◆ **PROBLEM DESCRIPTION**:
Locate each line below that includes "input" and reproduce it.

Top of INFORMATION

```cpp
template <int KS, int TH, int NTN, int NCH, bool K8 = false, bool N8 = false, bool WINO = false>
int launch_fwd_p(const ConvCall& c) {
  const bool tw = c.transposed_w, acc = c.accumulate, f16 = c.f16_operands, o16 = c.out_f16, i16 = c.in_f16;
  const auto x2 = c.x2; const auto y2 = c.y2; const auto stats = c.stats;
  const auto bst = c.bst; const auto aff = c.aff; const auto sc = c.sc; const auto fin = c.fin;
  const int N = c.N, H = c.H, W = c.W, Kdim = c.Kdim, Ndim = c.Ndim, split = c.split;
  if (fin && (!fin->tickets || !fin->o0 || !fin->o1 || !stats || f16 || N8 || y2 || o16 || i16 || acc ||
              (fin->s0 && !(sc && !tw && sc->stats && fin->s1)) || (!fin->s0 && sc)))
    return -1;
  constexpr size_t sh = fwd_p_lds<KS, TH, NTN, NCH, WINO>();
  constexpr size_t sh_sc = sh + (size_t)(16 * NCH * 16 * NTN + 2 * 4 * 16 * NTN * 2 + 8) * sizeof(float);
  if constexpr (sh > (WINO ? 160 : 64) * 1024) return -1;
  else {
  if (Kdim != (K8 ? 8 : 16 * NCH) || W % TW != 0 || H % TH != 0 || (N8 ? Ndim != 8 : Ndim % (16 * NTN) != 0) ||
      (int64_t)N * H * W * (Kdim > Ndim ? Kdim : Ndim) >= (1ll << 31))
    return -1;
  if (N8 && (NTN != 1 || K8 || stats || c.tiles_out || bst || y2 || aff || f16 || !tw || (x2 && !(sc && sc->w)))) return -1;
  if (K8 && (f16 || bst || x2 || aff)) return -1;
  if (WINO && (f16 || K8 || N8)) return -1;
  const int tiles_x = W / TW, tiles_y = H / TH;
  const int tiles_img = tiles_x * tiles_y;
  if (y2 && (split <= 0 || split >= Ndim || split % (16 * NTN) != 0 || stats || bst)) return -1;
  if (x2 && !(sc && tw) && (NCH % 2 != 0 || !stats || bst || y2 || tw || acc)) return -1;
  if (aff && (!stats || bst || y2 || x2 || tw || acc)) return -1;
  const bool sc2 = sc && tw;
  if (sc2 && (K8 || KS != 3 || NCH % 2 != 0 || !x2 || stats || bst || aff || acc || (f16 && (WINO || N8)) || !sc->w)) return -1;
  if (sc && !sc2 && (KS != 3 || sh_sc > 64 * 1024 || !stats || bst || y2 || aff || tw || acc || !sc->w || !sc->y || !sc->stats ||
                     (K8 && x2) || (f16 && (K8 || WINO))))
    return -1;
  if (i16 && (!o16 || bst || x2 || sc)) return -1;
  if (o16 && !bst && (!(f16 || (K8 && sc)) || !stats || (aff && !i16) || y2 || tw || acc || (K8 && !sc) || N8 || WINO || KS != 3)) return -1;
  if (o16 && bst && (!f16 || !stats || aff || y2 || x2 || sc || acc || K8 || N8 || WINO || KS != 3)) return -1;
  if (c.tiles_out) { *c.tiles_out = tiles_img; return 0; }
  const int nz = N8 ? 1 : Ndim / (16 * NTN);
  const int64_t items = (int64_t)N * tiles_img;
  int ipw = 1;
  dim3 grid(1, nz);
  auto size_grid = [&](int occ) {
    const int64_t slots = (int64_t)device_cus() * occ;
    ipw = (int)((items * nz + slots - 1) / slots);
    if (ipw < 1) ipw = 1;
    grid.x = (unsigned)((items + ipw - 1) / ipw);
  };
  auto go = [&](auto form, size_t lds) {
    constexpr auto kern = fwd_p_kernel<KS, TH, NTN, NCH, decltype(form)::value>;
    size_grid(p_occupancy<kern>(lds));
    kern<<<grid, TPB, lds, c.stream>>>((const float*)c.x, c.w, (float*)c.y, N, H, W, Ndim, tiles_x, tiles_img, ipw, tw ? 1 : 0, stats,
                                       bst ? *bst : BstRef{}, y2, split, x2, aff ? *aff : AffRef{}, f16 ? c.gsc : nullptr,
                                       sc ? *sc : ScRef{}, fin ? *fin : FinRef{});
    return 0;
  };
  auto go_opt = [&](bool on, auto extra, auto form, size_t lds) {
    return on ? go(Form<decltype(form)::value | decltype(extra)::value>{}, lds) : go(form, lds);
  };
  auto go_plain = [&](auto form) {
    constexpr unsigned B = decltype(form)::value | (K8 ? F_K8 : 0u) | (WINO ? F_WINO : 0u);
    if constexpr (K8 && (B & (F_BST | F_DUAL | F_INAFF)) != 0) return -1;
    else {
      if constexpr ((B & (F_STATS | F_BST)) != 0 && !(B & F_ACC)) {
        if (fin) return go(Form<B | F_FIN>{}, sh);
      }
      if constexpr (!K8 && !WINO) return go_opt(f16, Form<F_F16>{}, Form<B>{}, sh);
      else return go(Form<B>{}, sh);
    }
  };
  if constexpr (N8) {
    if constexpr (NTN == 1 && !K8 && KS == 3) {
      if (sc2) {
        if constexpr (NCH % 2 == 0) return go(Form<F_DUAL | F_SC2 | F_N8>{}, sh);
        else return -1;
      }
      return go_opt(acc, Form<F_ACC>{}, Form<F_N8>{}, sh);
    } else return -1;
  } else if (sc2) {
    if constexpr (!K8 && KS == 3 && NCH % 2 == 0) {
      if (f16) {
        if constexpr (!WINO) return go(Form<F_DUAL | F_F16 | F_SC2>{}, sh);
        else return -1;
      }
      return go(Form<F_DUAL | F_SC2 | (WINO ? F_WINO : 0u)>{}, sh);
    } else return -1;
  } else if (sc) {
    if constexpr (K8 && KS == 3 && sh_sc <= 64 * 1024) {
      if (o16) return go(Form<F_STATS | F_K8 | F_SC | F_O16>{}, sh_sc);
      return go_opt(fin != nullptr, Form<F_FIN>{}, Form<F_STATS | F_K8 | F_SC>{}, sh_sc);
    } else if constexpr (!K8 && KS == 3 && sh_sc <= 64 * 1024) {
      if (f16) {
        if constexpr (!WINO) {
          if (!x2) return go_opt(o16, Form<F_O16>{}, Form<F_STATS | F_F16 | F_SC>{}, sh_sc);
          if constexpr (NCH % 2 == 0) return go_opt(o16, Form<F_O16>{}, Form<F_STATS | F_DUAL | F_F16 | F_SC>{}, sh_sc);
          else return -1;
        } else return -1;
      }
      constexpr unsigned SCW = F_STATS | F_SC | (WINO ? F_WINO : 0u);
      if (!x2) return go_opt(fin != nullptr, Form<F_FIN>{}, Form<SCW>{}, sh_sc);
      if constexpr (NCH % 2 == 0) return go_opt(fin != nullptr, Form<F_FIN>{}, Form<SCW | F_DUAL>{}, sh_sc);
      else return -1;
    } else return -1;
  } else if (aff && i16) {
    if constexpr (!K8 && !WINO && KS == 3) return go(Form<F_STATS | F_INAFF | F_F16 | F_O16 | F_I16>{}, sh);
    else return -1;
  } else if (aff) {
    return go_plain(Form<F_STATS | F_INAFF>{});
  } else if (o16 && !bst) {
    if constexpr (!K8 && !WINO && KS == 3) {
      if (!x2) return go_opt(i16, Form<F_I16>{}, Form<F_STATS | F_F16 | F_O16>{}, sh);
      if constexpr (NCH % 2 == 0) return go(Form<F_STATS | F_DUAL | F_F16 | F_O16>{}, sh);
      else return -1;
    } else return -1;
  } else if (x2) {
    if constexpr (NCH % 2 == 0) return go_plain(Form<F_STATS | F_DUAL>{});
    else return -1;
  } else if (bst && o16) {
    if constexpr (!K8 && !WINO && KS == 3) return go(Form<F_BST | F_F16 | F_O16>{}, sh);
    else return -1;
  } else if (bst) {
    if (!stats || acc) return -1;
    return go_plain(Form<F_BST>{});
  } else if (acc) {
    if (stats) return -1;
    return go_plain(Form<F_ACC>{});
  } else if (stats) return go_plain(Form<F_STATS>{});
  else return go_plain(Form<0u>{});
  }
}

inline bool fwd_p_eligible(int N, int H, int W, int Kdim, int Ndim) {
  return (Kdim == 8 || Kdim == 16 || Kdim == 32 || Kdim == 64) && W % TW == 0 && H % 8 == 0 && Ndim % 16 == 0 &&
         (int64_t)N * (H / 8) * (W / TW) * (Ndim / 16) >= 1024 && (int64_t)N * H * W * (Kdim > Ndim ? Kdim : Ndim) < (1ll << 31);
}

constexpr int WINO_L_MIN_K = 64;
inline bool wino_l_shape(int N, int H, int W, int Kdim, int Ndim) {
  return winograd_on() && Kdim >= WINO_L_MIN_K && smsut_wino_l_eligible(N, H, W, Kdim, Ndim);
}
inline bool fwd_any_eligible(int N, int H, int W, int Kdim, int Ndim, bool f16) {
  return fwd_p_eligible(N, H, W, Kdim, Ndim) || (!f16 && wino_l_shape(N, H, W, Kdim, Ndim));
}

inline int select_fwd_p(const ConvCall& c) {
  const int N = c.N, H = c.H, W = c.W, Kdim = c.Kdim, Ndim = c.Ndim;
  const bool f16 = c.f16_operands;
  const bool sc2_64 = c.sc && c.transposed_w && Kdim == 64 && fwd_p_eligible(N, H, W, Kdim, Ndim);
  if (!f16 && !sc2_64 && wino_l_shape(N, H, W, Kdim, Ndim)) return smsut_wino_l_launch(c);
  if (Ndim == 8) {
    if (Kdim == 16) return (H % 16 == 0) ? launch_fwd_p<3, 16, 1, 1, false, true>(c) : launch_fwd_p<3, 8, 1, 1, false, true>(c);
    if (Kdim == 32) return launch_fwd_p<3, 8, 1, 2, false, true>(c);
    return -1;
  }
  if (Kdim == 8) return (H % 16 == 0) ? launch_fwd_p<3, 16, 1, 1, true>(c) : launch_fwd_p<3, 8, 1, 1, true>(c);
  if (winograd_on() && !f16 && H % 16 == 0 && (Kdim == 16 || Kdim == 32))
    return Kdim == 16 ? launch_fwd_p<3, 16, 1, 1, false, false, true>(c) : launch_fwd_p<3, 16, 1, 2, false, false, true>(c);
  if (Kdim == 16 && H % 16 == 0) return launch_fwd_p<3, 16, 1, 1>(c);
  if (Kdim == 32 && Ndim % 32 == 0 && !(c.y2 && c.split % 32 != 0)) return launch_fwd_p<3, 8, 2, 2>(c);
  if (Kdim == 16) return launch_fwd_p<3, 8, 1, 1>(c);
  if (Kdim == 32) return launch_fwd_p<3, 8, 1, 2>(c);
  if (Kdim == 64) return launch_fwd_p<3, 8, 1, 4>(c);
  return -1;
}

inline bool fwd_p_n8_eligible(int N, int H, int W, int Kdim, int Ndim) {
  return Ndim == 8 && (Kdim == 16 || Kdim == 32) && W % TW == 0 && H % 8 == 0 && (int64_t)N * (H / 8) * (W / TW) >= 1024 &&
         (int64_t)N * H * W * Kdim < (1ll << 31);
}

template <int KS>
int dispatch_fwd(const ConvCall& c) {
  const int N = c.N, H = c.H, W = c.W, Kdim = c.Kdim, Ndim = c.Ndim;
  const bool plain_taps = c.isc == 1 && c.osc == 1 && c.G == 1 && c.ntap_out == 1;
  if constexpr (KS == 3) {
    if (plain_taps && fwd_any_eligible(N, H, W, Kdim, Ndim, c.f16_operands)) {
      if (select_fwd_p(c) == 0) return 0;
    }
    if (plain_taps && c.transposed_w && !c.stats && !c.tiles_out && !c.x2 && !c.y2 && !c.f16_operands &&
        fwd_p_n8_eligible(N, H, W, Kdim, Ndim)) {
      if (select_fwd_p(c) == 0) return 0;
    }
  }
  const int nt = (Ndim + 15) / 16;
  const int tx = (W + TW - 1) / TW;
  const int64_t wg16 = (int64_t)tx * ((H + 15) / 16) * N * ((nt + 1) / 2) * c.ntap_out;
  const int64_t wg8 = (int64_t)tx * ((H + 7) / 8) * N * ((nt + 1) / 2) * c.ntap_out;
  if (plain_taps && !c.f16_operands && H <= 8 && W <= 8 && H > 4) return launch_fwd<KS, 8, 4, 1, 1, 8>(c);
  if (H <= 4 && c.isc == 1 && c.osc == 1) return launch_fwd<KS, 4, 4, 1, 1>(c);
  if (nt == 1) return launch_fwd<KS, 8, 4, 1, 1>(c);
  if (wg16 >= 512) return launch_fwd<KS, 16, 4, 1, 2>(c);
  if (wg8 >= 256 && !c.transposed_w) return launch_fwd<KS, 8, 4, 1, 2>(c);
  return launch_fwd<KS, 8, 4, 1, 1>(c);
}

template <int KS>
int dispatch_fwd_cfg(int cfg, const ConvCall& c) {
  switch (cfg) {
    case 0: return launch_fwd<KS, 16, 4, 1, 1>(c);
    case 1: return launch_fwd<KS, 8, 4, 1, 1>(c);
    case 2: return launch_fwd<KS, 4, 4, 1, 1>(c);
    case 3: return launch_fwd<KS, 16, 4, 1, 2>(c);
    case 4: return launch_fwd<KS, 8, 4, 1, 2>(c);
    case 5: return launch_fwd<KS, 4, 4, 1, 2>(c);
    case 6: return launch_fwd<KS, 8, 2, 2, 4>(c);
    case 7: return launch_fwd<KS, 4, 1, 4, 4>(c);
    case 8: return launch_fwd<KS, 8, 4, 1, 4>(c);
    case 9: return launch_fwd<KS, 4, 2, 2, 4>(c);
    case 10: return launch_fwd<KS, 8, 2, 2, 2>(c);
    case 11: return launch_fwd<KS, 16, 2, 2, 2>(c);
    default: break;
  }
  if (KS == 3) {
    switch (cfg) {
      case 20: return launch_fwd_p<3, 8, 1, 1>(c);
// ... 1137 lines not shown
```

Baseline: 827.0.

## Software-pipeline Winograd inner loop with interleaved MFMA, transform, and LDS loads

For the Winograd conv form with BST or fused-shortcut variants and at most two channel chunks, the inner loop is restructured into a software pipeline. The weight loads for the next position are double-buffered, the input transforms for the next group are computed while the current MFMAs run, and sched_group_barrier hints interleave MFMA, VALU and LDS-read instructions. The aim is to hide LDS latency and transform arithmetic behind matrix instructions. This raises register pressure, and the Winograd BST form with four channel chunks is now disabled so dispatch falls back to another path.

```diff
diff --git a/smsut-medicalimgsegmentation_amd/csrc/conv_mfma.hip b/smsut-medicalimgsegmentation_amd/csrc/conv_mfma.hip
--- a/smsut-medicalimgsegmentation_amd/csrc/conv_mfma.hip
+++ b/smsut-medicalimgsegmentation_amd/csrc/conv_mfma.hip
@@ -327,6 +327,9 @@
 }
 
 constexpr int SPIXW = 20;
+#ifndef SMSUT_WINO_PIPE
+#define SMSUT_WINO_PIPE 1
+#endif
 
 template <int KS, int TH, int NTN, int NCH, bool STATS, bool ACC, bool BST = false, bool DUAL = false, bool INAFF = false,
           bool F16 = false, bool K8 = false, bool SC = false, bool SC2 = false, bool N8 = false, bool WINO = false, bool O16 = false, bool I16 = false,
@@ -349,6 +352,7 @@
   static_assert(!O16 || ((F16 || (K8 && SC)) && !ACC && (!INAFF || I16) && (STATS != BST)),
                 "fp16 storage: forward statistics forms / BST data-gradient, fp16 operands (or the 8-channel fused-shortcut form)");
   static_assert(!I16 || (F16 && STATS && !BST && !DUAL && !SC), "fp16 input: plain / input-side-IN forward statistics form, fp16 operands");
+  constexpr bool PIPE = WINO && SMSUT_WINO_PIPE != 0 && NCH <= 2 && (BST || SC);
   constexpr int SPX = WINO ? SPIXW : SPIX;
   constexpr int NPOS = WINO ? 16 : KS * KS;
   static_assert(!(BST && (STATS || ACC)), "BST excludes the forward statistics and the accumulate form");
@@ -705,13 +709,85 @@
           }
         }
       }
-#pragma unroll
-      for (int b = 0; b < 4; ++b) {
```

Bottom of INFORMATION

◆ **TASK OUTPUT**:
For the Winograd conv form with BST or fused-shortcut variants and at most two channel chunks, the inner loop is restructured into a software pipeline. The weight loads for the next position are double-buffered, the input transforms for the next group are computed while the current MFMAs run, and sched_group_barrier hints interleave MFMA, VALU and LDS-read instructions. The aim is to hide LDS latency and transform arithmetic behind matrix instructions. This raises register pressure, and the Winograd BST form with four channel chunks is now disabled so dispatch falls back to another path.
   static_assert(!I16 || (F16 && STATS && !BST && !DUAL && !SC), "fp16 input: plain / input-side-IN forward statistics form, fp16 operands");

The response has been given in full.